* [Data shown]:
template <int METRIC, int G, int DSUB>
__global__ void __launch_bounds__(128)
exact_eval_kernel(const float* __restrict__ queries, const float* __restrict__ pqc, const float* __restrict__ lut,
                  const float* __restrict__ bound_of,
                  const uint4* __restrict__ codes, int64_t npad, const float* __restrict__ t1, const uint8_t* __restrict__ bitset,
                  const int32_t* __restrict__ rows, uint64_t* __restrict__ cand, uint32_t* __restrict__ cand_cnt, int cap,
                  uint32_t* __restrict__ qflag, const uint32_t* __restrict__ log_over, int k_trim = 0) {
    constexpr int KDIM = 16 * G * DSUB;
    __shared__ __align__(16) float s_q[KDIM];
    __shared__ uint32_t s_h[256];
    __shared__ float s_red[8];
    __shared__ uint32_t s_ctl[2];
    const int64_t q = blockIdx.x;
    if (*log_over) {
        if (threadIdx.x == 0) qflag[q] = 1u;
        return;
    }
    if (qflag[q]) return;
    const uint32_t n = min(cand_cnt[q], (uint32_t)cap);
    if (n == 0) return;
    const bool use_lut = (G == 1 && DSUB == 8) && lut != nullptr;
    if (!use_lut) {
        for (int j = threadIdx.x; j < KDIM; j += 128) s_q[j] = queries[q * KDIM + j];
        __syncthreads();
    }
    const float* lq = lut + q * 4096;
    const float bound = bound_of[q];
    const float scale = (METRIC == KB2_METRIC_L2) ? -2.f : -1.f;
    uint64_t* row = cand + q * cap;
    auto eval = [&](uint64_t ent, float& key_out) -> uint64_t {
        const uint32_t pos = (uint32_t)ent;
        const float base = __uint_as_float((uint32_t)(ent >> 32));
        float acc0 = (METRIC == KB2_METRIC_L2) ? __ldg(t1 + pos) : 0.f, acc1 = 0.f;
#pragma unroll
        for (int g = 0; g < G; g++) {
            const uint4 w = __ldg(codes + (int64_t)g * npad + pos);
            const uint32_t ww[4] = {w.x, w.y, w.z, w.w};
#pragma unroll
            for (int s = 0; s < 16; s++) {
                const uint32_t byte = (ww[s >> 2] >> (8 * (s & 3))) & 255u;
                const uint32_t m = g * 16 + ((pos + s) & 15u);
                float v;
                if (use_lut) {
                    v = __ldg(lq + byte * 16 + m);
                } else {
                    const float* c = pqc + ((size_t)m * 256 + byte) * DSUB;
                    const float* qs = &s_q[m * DSUB];
                    float a = 0.f;
#pragma unroll
                    for (int t = 0; t < DSUB; t++) a = fmaf(qs[t], __ldg(c + t), a);
                    v = __fmul_rn(a, scale);
                }
                if (s & 1) acc1 = __fadd_rn(acc1, v); else acc0 = __fadd_rn(acc0, v);
            }
        }
        const float key = __fadd_rn(base, __fadd_rn(acc0, acc1));
        bool keep = key <= bound;
        if (keep && bitset) keep = !bit_is_set(bitset, rows[pos]);
        key_out = keep ? key : INFINITY;
        return keep ? pack_kp(key, pos) : kEmpty;
    };
    if (k_trim > 0 && n <= 512u && n > (uint32_t)k_trim) {
        uint64_t pk[4];
        float kf[4];
        float lo = INFINITY, hi = -INFINITY;
        s_h[threadIdx.x] = 0;
        s_h[threadIdx.x + 128] = 0;
        if (threadIdx.x == 0) s_ctl[1] = 0;
#pragma unroll
        for (int it = 0; it < 4; it++) {
            const uint32_t i = threadIdx.x + it * 128;
            pk[it] = kEmpty;
            kf[it] = INFINITY;
            if (i < n) pk[it] = eval(row[i], kf[it]);
            if (kf[it] < INFINITY) { lo = fminf(lo, kf[it]); hi = fmaxf(hi, kf[it]); }
        }
#pragma unroll
        for (int o = 16; o > 0; o >>= 1) {
            lo = fminf(lo, __shfl_xor_sync(0xffffffffu, lo, o));
            hi = fmaxf(hi, __shfl_xor_sync(0xffffffffu, hi, o));
        }
        if ((threadIdx.x & 31) == 0) { s_red[threadIdx.x >> 5] = lo; s_red[4 + (threadIdx.x >> 5)] = hi; }
        __syncthreads();
        lo = fminf(fminf(s_red[0], s_red[1]), fminf(s_red[2], s_red[3]));
        hi = fmaxf(fmaxf(s_red[4], s_red[5]), fmaxf(s_red[6], s_red[7]));
        const float sc = (hi > lo) ? 256.f / (hi - lo) : 0.f;
        int bin[4];
#pragma unroll
        for (int it = 0; it < 4; it++) {
            bin[it] = 256;
            if (kf[it] < INFINITY) {
                bin[it] = min(255, (int)((kf[it] - lo) * sc));
                atomicAdd(&s_h[bin[it]], 1u);
            }
        }
        __syncthreads();
        if (threadIdx.x < 32) {
            const int lane = threadIdx.x;
            uint32_t h[8], sum = 0;
#pragma unroll
            for (int t = 0; t < 8; t++) { h[t] = s_h[lane * 8 + t]; sum += h[t]; }
            uint32_t incl = sum;
#pragma unroll
            for (int o = 1; o < 32; o <<= 1) {
                const uint32_t v = __shfl_up_sync(0xffffffffu, incl, o);
                if (lane >= o) incl += v;
            }
            const uint32_t excl = incl - sum;
            const uint32_t total = __shfl_sync(0xffffffffu, incl, 31);
            if (lane == 0 && total < (uint32_t)k_trim) s_ctl[0] = 255u;
            if (excl < (uint32_t)k_trim && incl >= (uint32_t)k_trim) {
                uint32_t run = excl;
                int b = lane * 8 + 7;
#pragma unroll
                for (int t = 0; t < 8; t++) {
                    run += h[t];
                    if (run >= (uint32_t)k_trim) { b = lane * 8 + t; break; }
                }
                s_ctl[0] = (uint32_t)b;
            }
        }
        __syncthreads();
        const int bstar = (int)s_ctl[0];
#pragma unroll
        for (int it = 0; it < 4; it++)
            if (bin[it] <= bstar) row[atomicAdd(&s_ctl[1], 1u)] = pk[it];
        __syncthreads();
        if (threadIdx.x == 0) cand_cnt[q] = s_ctl[1];
        return;
    }
    float lo = INFINITY, hi = -INFINITY;
    for (uint32_t i = threadIdx.x; i < n; i += 128) {
        float kf;
        row[i] = eval(row[i], kf);
        if (kf < INFINITY) { lo = fminf(lo, kf); hi = fmaxf(hi, kf); }
    }
    if (k_trim > 0 && k_trim <= 96 && n > 512u) {
        __shared__ uint64_t s_stage[128];
        s_h[threadIdx.x] = 0;
        s_h[threadIdx.x + 128] = 0;
        if (threadIdx.x == 0) { s_ctl[0] = 0xffffffffu; s_ctl[1] = 0; }
#pragma unroll
        for (int o = 16; o > 0; o >>= 1) {
            lo = fminf(lo, __shfl_xor_sync(0xffffffffu, lo, o));
            hi = fmaxf(hi, __shfl_xor_sync(0xffffffffu, hi, o));
        }
        if ((threadIdx.x & 31) == 0) { s_red[threadIdx.x >> 5] = lo; s_red[4 + (threadIdx.x >> 5)] = hi; }
        __syncthreads();
        lo = fminf(fminf(s_red[0], s_red[1]), fminf(s_red[2], s_red[3]));
        hi = fmaxf(fmaxf(s_red[4], s_red[5]), fmaxf(s_red[6], s_red[7]));
        const float sc = (hi > lo) ? 256.f / (hi - lo) : 0.f;
        for (uint32_t i = threadIdx.x; i < n; i += 128) {
            const uint64_t e = row[i];
            if (e != kEmpty) atomicAdd(&s_h[min(255, (int)((unpack_key(e) - lo) * sc))], 1u);
        }
        __syncthreads();
        if (threadIdx.x < 32) {
            const int lane = threadIdx.x;
            uint32_t h[8], sum = 0;
#pragma unroll
            for (int t = 0; t < 8; t++) { h[t] = s_h[lane * 8 + t]; sum += h[t]; }
            uint32_t incl = sum;
#pragma unroll
            for (int o = 1; o < 32; o <<= 1) {
                const uint32_t v = __shfl_up_sync(0xffffffffu, incl, o);
                if (lane >= o) incl += v;
            }
            const uint32_t excl = incl - sum;
            if (excl < (uint32_t)k_trim && incl >= (uint32_t)k_trim) {
                uint32_t run = excl;
                int b = lane * 8 + 7;
#pragma unroll
                for (int t = 0; t < 8; t++) {
                    run += h[t];
                    if (run >= (uint32_t)k_trim) { b = lane * 8 + t; break; }
                }
                if (run <= 128u) s_ctl[0] = (uint32_t)b;
            }
        }
        __syncthreads();
        const uint32_t bstar = s_ctl[0];
        if (bstar == 0xffffffffu) return;
        for (uint32_t i = threadIdx.x; i < n; i += 128) {
            const uint64_t e = row[i];
            if (e != kEmpty && (uint32_t)min(255, (int)((unpack_key(e) - lo) * sc)) <= bstar) s_stage[atomicAdd(&s_ctl[1], 1u)] = e;
        }
        __syncthreads();
        const uint32_t nk = s_ctl[1];
        for (uint32_t i = threadIdx.x; i < nk; i += 128) row[i] = s_stage[i];
        if (threadIdx.x == 0) cand_cnt[q] = nk;
    }
}

__global__ void __launch_bounds__(1024)
compact_resp_kernel(const int64_t* __restrict__ probe_ids, int nprobe, int64_t nq, const int32_t* __restrict__ list_owner, int rank,
                    int32_t* __restrict__ list, uint32_t* __restrict__ count) {
    __shared__ uint32_t s_n;
    if (threadIdx.x == 0) s_n = 0;
    __syncthreads();
    for (int64_t q = threadIdx.x; q < nq; q += 1024) {
        const int64_t l = probe_ids[q * nprobe];
        if (l >= 0 && list_owner[l] == rank) list[atomicAdd(&s_n, 1u)] = (int32_t)q;
    }
    __syncthreads();
    if (threadIdx.x == 0) *count = s_n;
}
__global__ void
fill_f32_kernel(float* __restrict__ out, int64_t n, float v) {
    const int64_t i = (int64_t)blockIdx.x * blockDim.x + threadIdx.x;
    if (i < n) out[i] = v;
}
__global__ void __launch_bounds__(256)
max_abs_kernel(const float* __restrict__ x, int64_t n, uint32_t* __restrict__ out) {
    float m = 0.f;
    for (int64_t i = (int64_t)blockIdx.x * blockDim.x + threadIdx.x; i < n; i += (int64_t)gridDim.x * blockDim.x) m = fmaxf(m, fabsf(x[i]));
#pragma unroll
    for (int o = 16; o > 0; o >>= 1) m = fmaxf(m, __shfl_xor_sync(0xffffffffu, m, o));
    if ((threadIdx.x & 31) == 0 && m > 0.f) atomicMax(out, __float_as_uint(m));
}

__global__ void __launch_bounds__(1024)
compact_flags_kernel(const uint32_t* __restrict__ qflag, int64_t nq, int32_t* __restrict__ list, uint32_t* __restrict__ count) {
    __shared__ uint32_t s_n;
    if (threadIdx.x == 0) s_n = 0;
    __syncthreads();
    for (int64_t q = threadIdx.x; q < nq; q += 1024)
        if (qflag[q]) list[atomicAdd(&s_n, 1u)] = (int32_t)q;
    __syncthreads();
    if (threadIdx.x == 0) *count = s_n;
}

#define KB2_BOUND_STEP(WORD, KB, S, ACC)                                                      \
    {                                                                                         \
        const uint32_t _x = __byte_perm((WORD), lane4, 0x6504u | ((KB) << 4));                \
        float _v;                                                                             \
        asm("ld.shared.f32 %0, [%1+%2];" : "=f"(_v) : "r"(_x >> 1), "n"(KB2_SMEM_BASE + 4 * (S))); \
        ACC += _v;                                                                            \
    }
__global__ void
transpose_codebook_kernel(const float* __restrict__ pqc, int M, int dsub, float* __restrict__ pqc_t) {
    const int64_t i = (int64_t)blockIdx.x * blockDim.x + threadIdx.x;
    const int64_t n = (int64_t)M * 256 * dsub;
    if (i >= n) return;
    const int x = (int)(i % dsub);
    const int j = (int)((i / dsub) % 256);
    const int m = (int)(i / ((int64_t)dsub * 256));
    pqc_t[((((int64_t)(m >> 4) * 256 + j) * 16) + (m & 15)) * dsub + x] = pqc[i];
}
constexpr int BOUND_KMAX = 6144;
constexpr int BOUND_BINS = 1024;
__host__ __device__ constexpr int bound_kmax(int min_codes, int k_need) {
    const int want = ((min_codes > k_need ? min_codes : k_need) + 63) & ~63;
    return want < BOUND_KMAX ? want : BOUND_KMAX;
}
constexpr size_t bound_smem(int kmax) { return (size_t)32 * 1024 + (size_t)kmax * 4 + BOUND_BINS * 4 + 128; }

* [Requirement]:
Please show every line of the records that holds the word "keep".

* [Task response]:
        bool keep = key <= bound;
        if (keep && bitset) keep = !bit_is_set(bitset, rows[pos]);
        key_out = keep ? key : INFINITY;
        return keep ? pack_kp(key, pos) : kEmpty;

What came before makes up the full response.